WORK INSTRUCTIONS
Reproduce the entries from their first line up to and including the line with "bool bitsA[NLA], bitsB[NLB];". Leave out everything after it.
*** Begin section ***
@@ -90,49 +102,10 @@
     const int voffT = (lane >> 2) * 64 + (((lane & 3) ^ ((lane >> 4) & 3)) << 4);
     const int8_t *const gX = xbase + (int64_t)(2 * st) * nk * 1024;
     const int8_t *const gT = Tq + (int64_t)mytile * nk_tq * BRT * 64;
-    const int nst = (nk + DSW - 1) / DSW;
-    const int8_t *baseA[NLA], *baseB[NLB];
-    int advA[NLA], advB[NLB], subA[NLA], subB[NLB], dstA[NLA], dstB[NLB];
-    bool bitsA[NLA], bitsB[NLB];
-    auto plan = [&](int sp, int pps, int row0, const int8_t *&base, int &adv, int &sub, int &dst, bool &bits) {
-        sub = sp / pps;
-        const int pc = sp - sub * pps;
-        dst = sub * STEPW + pc * 1024;
-        bits = pc < 2;
-        base = bits ? gX + (int64_t)pc * nk * 1024 : gT + (row0 + (pc - 2) * 16) * 64;
-        adv = bits ? 1024 : BRT * 64;
-    };
-#pragma unroll
-    for (int j = 0; j < NLA; ++j) plan(wave + 4 * j, PA, 32 * LFB, baseA[j], advA[j], subA[j], dstA[j], bitsA[j]);
-#pragma unroll
-    for (int j = 0; j < NLB; ++j) plan(wave + 4 * j, PB, 0, baseB[j], advB[j], subB[j], dstB[j], bitsB[j]);
     const unsigned lds0 = (unsigned)(uintptr_t)(__attribute__((address_space(3))) int8_t *)lds;
-    auto issue = [&](int gs) {
-        const unsigned stage_base = lds0 + (gs % NSW) * STAGEW;
-        if (gs < nst) {
-#pragma unroll
-            for (int j = 0; j < NLA; ++j) {
-                int kt = DSW * gs + subA[j];
-                kt = kt < nk ? kt : nk - 1;
-                dma16(baseA[j] + (int64_t)(kt * advA[j]), bitsA[j] ? voffX : voffT, stage_base + dstA[j]);
-            }
-        } else {
-#pragma unroll
-            for (int j = 0; j < NLB; ++j) {
-                int kt = DSW * (gs - nst) + subB[j];
-                kt = kt < nk ? kt : nk - 1;
-                dma16(baseB[j] + (int64_t)(kt * advB[j]), bitsB[j] ? voffX : voffT, stage_base + dstB[j]);
-            }
-        }
-    };
-
-    const int r = mytile * 32 + lr;
+    int r = mytile * 32 + lr;
     const int rc = rowcol[r];
     const bool active = rc >= 0;
-    const double sg = active ? sigma[r] : 0.0;
-    const long long qc = active ? (COARSE ? qconst2[r] : qconst[r]) : 0;
-    const double c_lo = COARSE ? 0.0 : (double)(unsigned)(qc & 0xffffffll), c_hi = COARSE ? (double)qc : (double)(qc >> 24);
-    const double sgT = sg * 16777216.0, us0 = c_hi * sgT, m2sT = -2.0 * sgT;
 #ifdef ABL_EARLY_INPUTS
     unsigned sgn[WM];
 #pragma unroll
@@ -144,121 +117,259 @@
     unsigned long long tst[6];
     tst[0] = __builtin_amdgcn_s_memrealtime();
 #endif
-    __builtin_amdgcn_s_setprio(1);
-    const int ntot = COARSE ? nst : 2 * nst;
-#pragma unroll
-    for (int s = 0; s < NSW - 1; ++s)
-        if (s < ntot) issue(s);
-    auto gemm_stage = [&](int gs, int ks, auto first, auto &acc) {
-        constexpr bool FIRST = decltype(first)::value;
-        constexpr int NPL = sizeof(acc[0]) / sizeof(acc[0][0]);
-        if (gs + 1 < ntot) {
-            if (gs + 1 < nst) asm volatile("s_waitcnt vmcnt(%0)" ::"n"(NLA) : "memory");
-            else asm volatile("s_waitcnt vmcnt(%0)" ::"n"(NLB) : "memory");
-        } else {
-            asm volatile("s_waitcnt vmcnt(0)" ::: "memory");
-        }
-        __builtin_amdgcn_s_barrier();
-        __builtin_amdgcn_sched_barrier(0);
-        if (gs + NSW - 1 < ntot) issue(gs + NSW - 1);
-#pragma unroll
-        for (int sub = 0; sub < DSW; ++sub) {
-            if (sub > 0 && DSW * ks + sub >= nk) break;
-            const int8_t *cur = lds + (gs % NSW) * STAGEW + sub * STEPW;
+    double us[WM][16];
+    if constexpr (one_sweep(FORM, WIDE, COARSE)) {
+        const int8_t *base1[NL1];
+        int adv1[NL1];
+#pragma unroll
+        for (int j = 0; j < NL1; ++j) {
+            const int pc = wave + 4 * j;
+            base1[j] = pc < 2 ? gX + (int64_t)pc * nk * 1024 : gT + (pc - 2) * 16 * 64;
+            adv1[j] = pc < 2 ? 1024 : BRT * 64;
+        }
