# alehdaghi/vq-vae-2-pytorch

Hardware: AMD Instinct MI355X
Metric: images/sec VQ-VAE-2 256px train step (higher is better)
Workload: dtype f32; 1 GPU; configs[1]: 256x256 FFHQ-shaped synthetic, default two-level VQ-VAE-2, batch 32/GPU; global_batch=32, image=256, n_embed=512, parallelism=dp1

## Files before the change

### include/vq2.h

```cpp
#ifndef VQ2_H
#define VQ2_H

#include <stddef.h>
#include <stdint.h>

#ifdef __cplusplus
extern "C" {
#endif

#define VQ2_OK 0
#define VQ2_ERR_INVALID 1
#define VQ2_ERR_UNSUPPORTED 2
#define VQ2_ERR_WORKSPACE 3
#define VQ2_ERR_LAUNCH 4

typedef void *vq2_stream_t;

#define VQ2_API_VERSION 12

int vq2_version(void);
const char *vq2_last_error(void);

int vq2_prof_enable(int level);
int vq2_prof_report(char *buf, size_t cap);

typedef struct vq2_conv_desc {
    int32_t N, H, W, Ci;
    int32_t Co;
    int32_t KH, KW, stride, pad;
    int32_t transposed;
    int32_t ldx, ldy;
    int32_t Cir, Cor;
} vq2_conv_desc;

#define VQ2_RELU_IN 1
#define VQ2_RELU_OUT 2

#define VQ2_PACK_FWD 0
#define VQ2_PACK_DGRAD 1
int vq2_pack_weight(const vq2_conv_desc *d, int which, const float *w, float *packed, vq2_stream_t stream);

typedef struct vq2_pack_job {
    const float *w;
    float *packed;
    int64_t offset;
    int64_t numel;
    int32_t Or, Ir, Op, Ip, KH, KW, mode, reserved;
} vq2_pack_job;
int vq2_pack_job_init(const vq2_conv_desc *d, int which, const float *w, float *packed, vq2_pack_job *job);
int vq2_pack_weights_batched(const vq2_pack_job *jobs_dev, int32_t njobs, int64_t total, vq2_stream_t stream);

// ... 7 lines not shown

size_t vq2_resblock_w2_workspace_bytes(int32_t N, int32_t H, int32_t W, int32_t C, int32_t Cm);
int vq2_resblock_bwd_data(int32_t N, int32_t H, int32_t W, int32_t C, int32_t Cm, const float *g, int32_t ldg,
                          const float *r, int32_t ldr, const float *x, int32_t ldx, const float *w2d, const float *w1d,
                          float *dh, int32_t lddh, float *dx, int32_t lddx, void *w2_ws, vq2_stream_t stream);

int vq2_conv_dgrad(const vq2_conv_desc *d, const float *dy, const float *wp, const float *mask, int32_t ldmask,
                   const float *residual, int32_t ldres, float *dx, int32_t lddx, vq2_stream_t stream);
#define VQ2_MASK_AFTER_RESIDUAL 4
int vq2_conv_dgrad_ex(const vq2_conv_desc *d, int flags, const float *dy, const float *wp, const float *mask,
                      int32_t ldmask, const float *residual, int32_t ldres, float *dx, int32_t lddx,
                      vq2_stream_t stream);

size_t vq2_conv_wgrad_workspace_bytes(const vq2_conv_desc *d);
int vq2_conv_wgrad(const vq2_conv_desc *d, int flags, const float *x, const float *dy, float *dw, float *db, void *ws,
                   size_t ws_bytes, vq2_stream_t stream);

typedef struct vq2_wgrad_job {
    const float *ws;
    float *dw;
    const float *bias_ws;
    float *db;
    int64_t unit_offset;
    int32_t O, I, Or, Ir, taps, S, n_units_w, n_units_b;
    int32_t swapped;
    int32_t bias_splits;
} vq2_wgrad_job;
int vq2_conv_wgrad_partial(const vq2_conv_desc *d, int flags, const float *x, const float *dy, float *db, void *ws,
                           size_t ws_bytes, vq2_stream_t stream);
int vq2_wgrad_job_init(const vq2_conv_desc *d, const void *ws, float *dw, float *db, vq2_wgrad_job *job);
int vq2_wgrad_reduce_batched(const vq2_wgrad_job *jobs_dev, int32_t njobs, int64_t total_units, vq2_stream_t stream);
int vq2_resblock_w2_job_init(int32_t N, int32_t H, int32_t W, int32_t C, int32_t Cm, const void *ws, float *dw, float *db,
                             vq2_wgrad_job *job);

size_t vq2_colsum_workspace_bytes(int64_t rows, int32_t C);
int vq2_colsum(const float *dy, int64_t rows, int32_t C, int32_t ld, float *db, void *ws, size_t ws_bytes,
               vq2_stream_t stream);

int vq2_nchw_to_nhwc(const float *src, float *dst, int32_t N, int32_t C, int32_t H, int32_t W, int32_t ld,
                     vq2_stream_t stream);
int vq2_nhwc_to_nchw(const float *src, float *dst, int32_t N, int32_t C, int32_t H, int32_t W, int32_t ld,
                     vq2_stream_t stream);

#define VQ2_U8_HWC 0
#define VQ2_U8_CHW 1
int vq2_u8_to_nhwc4(const uint8_t *src, int layout, int32_t N, int32_t C, int32_t Hs, int32_t Ws, int32_t y0,
                    int32_t x0, int32_t H, int32_t W, const float *lut ,
                    float *dst , vq2_stream_t stream);
int vq2_nhwc_to_u8(const float *src, int32_t ld, int32_t N, int32_t C, int32_t H, int32_t W,
                   const float *inv_s , const float *mean , uint8_t *dst, int layout,
                   int32_t Hc, int32_t Wc, int64_t pitch, int32_t cols, int32_t pad, int64_t image_pitch, vq2_stream_t stream);
int vq2_relu_bwd(const float *dy, int32_t lddy, const float *y, int32_t ldy, float *g, int32_t ldg, int64_t pixels,
                 int32_t C, vq2_stream_t stream);
int vq2_slice_copy(const float *src, int32_t lds, float *dst, int32_t ldd, int64_t pixels, int32_t C,
                   int accumulate, vq2_stream_t stream);
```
*** End section ***
ANSWER SECTION
@@ -90,49 +102,10 @@
     const int voffT = (lane >> 2) * 64 + (((lane & 3) ^ ((lane >> 4) & 3)) << 4);
     const int8_t *const gX = xbase + (int64_t)(2 * st) * nk * 1024;
     const int8_t *const gT = Tq + (int64_t)mytile * nk_tq * BRT * 64;
-    const int nst = (nk + DSW - 1) / DSW;
-    const int8_t *baseA[NLA], *baseB[NLB];
-    int advA[NLA], advB[NLB], subA[NLA], subB[NLB], dstA[NLA], dstB[NLB];
-    bool bitsA[NLA], bitsB[NLB];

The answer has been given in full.